Qodari menyoroti bahwa keberadaan program MBG mencerminkan komitmen pemerintah untuk mensejahterakan rakyat. Ia mempertanyakan logika ketika mahasiswa mengungkit masalah ini dengan tuntutan langsung, karena program tersebut telah melalui proses pengambilan keputusan yang demokratis. Selain itu, Qodari juga menekankan bahwa keberhasilan suatu kebijakan tidak selalu bisa diukur hanya dari reaksi sementara, tetapi dari dampak jangka panjang bagi masyarakat.
Konteks Pemilihan dan Kepemimpinan
Dalam menjelaskan kebijakan MBG, Qodari menyoroti bahwa program ini dibuat dengan memperhatikan aspirasi masyarakat yang terpilih dalam pemilu. Ia menjelaskan bahwa lebih dari 96 juta penduduk Indonesia, sebagian besar memilih Prabowo untuk mewujudkan visi dan misi yang dijanjikan. Dengan demikian, ketidaksetujuan terhadap program MBG harus dilihat sebagai bagian dari dinamika demokrasi, bukan sekadar kekecewaan individu.
Qodari juga menyoroti bahwa ada anggapan bahwa mahasiswa yang menolak kehadiran pejabat negara merasa lelah dengan diskusi yang terus-menerus. Menurutnya, hal ini bisa diartikan sebagai bentuk amarah yang wajar, tetapi tidak bisa dianggap sebagai alasan untuk mengabaikan proses dialog. Ia mengajak mahasiswa untuk lebih bersabar dalam menyampaikan pendapat, karena demokrasi membutuhkan kesabaran dan kerja sama dalam mencapai solusi.

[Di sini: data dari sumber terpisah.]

@@ -1859,23 +1883,50 @@
       so_iterations = Dl.iterations; so_ls_iterations = Dl.ls_iterations; so_nv_scale = Dl.nv_scale;
     }
     const float scale = 1.0f / (so_meaninertia * (float)so_nv_scale);
+    const bool untrimmed = DBG && (dbg_flags & RR_DBG_SOLVER_UNTRIMMED) != 0;
     float cost_smooth = 0.0f;
     bool use_smooth = false;
+    float jar0[NCS][4], ljar0[NVS];
+#pragma unroll
+    for (int cs = 0; cs < NCS; ++cs)
+#pragma unroll
+      for (int k = 0; k < 4; ++k) jar0[cs][k] = 0.0f;
+#pragma unroll
+    for (int s = 0; s < NVS; ++s) ljar0[s] = 0.0f;
 #pragma nounroll
     for (int ph = 0; ph < 3; ++ph) {
       if (ph == 2 && !use_smooth) break;
 #pragma unroll
       for (int s = 0; s < NVS; ++s) qacc[s] = ph != 1 ? qacc_smooth[s] : (lane + RR_LANES * s < D.nv ? s_warm[lane + RR_LANES * s] : 0.0f);
-      ctx_create(ph != 1);
-      if (ph == 0) cost_smooth = cost;
+      const bool rows_kept = ph == 2 && !untrimmed;
+      if (rows_kept) {
+#pragma unroll
+        for (int cs = 0; cs < NCS; ++cs)
+#pragma unroll
+          for (int k = 0; k < 4; ++k) con_jar[cs][k] = jar0[cs][k];
+#pragma unroll
+        for (int s = 0; s < NVS; ++s) lim_jar[s] = ljar0[s];
+      }
+      ctx_create(ph != 1, rows_kept, ph != 0 || untrimmed);
+      if (ph == 0) {
+        cost_smooth = cost;
+#pragma unroll
+        for (int cs = 0; cs < NCS; ++cs)
+#pragma unroll
+          for (int k = 0; k < 4; ++k) jar0[cs][k] = con_jar[cs][k];
+#pragma unroll
+        for (int s = 0; s < NVS; ++s) ljar0[s] = lim_jar[s];
+      }
       if (ph == 1) use_smooth = uni(!(cost < cost_smooth));
     }
-    update_gradient();
-#pragma unroll
-    for (int s = 0; s < NVS; ++s) { search[s] = -Mgrad[s]; mv[s] = -grad[s]; }
-    stamp<PROF>(8);
+    if constexpr (DBG) dbg_solver_end = use_smooth ? 1 : 0;
+    form_gradient();
     int niter = 0;
+    float pm[NVS], gg = 0.0f;
+#pragma unroll
+    for (int s = 0; s < NVS; ++s) pm[s] = 0.0f;
     while (true) {
+      if (untrimmed) { solve_gradient(); direction(niter, pm, gg); }
       const float improvement = (prev_cost - cost) * scale;
       float g2 = 0.0f;
 #pragma unroll
@@ -1884,26 +1935,27 @@
       bool done = niter >= so_iterations;
       done |= improvement < so_tolerance;
       done |= gradient < so_tolerance;
-      if (uni(done)) break;
-      stamp<PROF>(12);
+      if (uni(done)) {
+        if constexpr (DBG) dbg_solver_end |= (niter >= so_iterations ? 2 : 0) | (uni(improvement < so_tolerance) ? 4 : 0) | (uni(gradient < so_tolerance) ? 8 : 0);
+        break;
+      }
+      if constexpr (PROF) { if (niter) stamp<PROF>(12); }
+      if (!untrimmed) {
+        solve_gradient();
+        if constexpr (PROF) { if (niter) stamp<PROF>(11); }
+        direction(niter, pm, gg);
+      }
+      if constexpr (PROF) { if (niter) stamp<PROF>(12); else stamp<PROF>(8); }
       for (int rep = 0; rep < RR_REP_LS; ++rep) linesearch<false>();
       linesearch<PROF, DBG>();
       stamp<PROF>(9);
-      float pm[NVS], gg = 0.0f;
+      gg = 0.0f;
 #pragma unroll
       for (int s = 0; s < NVS; ++s) { gg += grad[s] * Mgrad[s]; pm[s] = Mgrad[s]; }
       for (int rep = 0; rep < RR_REP_UC; ++rep) { const float pc = prev_cost, c0 = cost; update_constraint(); prev_cost = pc; cost = c0; }
       update_constraint();
       stamp<PROF>(10);
-      update_gradient();
-      stamp<PROF>(11);
-      float bt[2] = {0.0f, gg};
-#pragma unroll
-      for (int s = 0; s < NVS; ++s) bt[0] += grad[s] * (Mgrad[s] - pm[s]);
-      solver_sum_n<2>(bt);
-      const float beta = NEWTON ? 0.0f : fmaxf(0.0f, bt[0] / fmaxf(RR_MINVAL, bt[1]));
-#pragma unroll
-      for (int s = 0; s < NVS; ++s) { search[s] = -Mgrad[s] + beta * search[s]; mv[s] = -grad[s] + beta * mv[s]; }
+      form_gradient();
       ++niter;
     }
 #pragma unroll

Selain itu, Qodari menekankan bahwa program MBG memiliki dampak penting bagi kesehatan masyarakat. Dengan adanya program ini, pemerintah berupaya meningkatkan kualitas hidup rakyat, terutama untuk anak-anak yang rentan terhadap stunting. Ia mengingatkan bahwa kebijakan seperti ini tidak bisa dibatalkan dengan cara terburu-buru, karena membutuhkan koordinasi dan kehati-hatian dari pihak yang terlibat.
Menurut Qodari, kunci untuk menjaga kondusivitas demokrasi adalah adanya komunikasi yang terus-menerus antara pemerintah dan masyarakat. Ia berharap mahasiswa dapat lebih aktif dalam memperkaya diskusi, bukan hanya dengan aksi yang memicu kekacauan. Dengan demikian, dialog tetap menjadi alat utama untuk mencapai kesepakatan yang saling menguntungkan bagi seluruh lapisan masyarakat.
Kesimpulan
Qodari menutup pernyataannya dengan mengajak seluruh pihak untuk bersama-sama membangun demokrasi yang lebih baik. Ia menekankan bahwa aksi dari mahasiswa tidak selalu negatif, asal dilakukan dengan cara yang tepat. Selain itu, kebijakan nasional seperti MBG harus dihargai, karena merupakan hasil dari keputusan politik yang telah melalui proses demokratis. “Nah, kalau ketidaksetujuan Anda (mahasiswa) itu bersifat kategorikal, ya kita perbaiki mana yang kurang-kurang,” ujarnya, menegaskan bahwa perbaikan bisa dilakukan jika ada komitmen untuk saling memahami.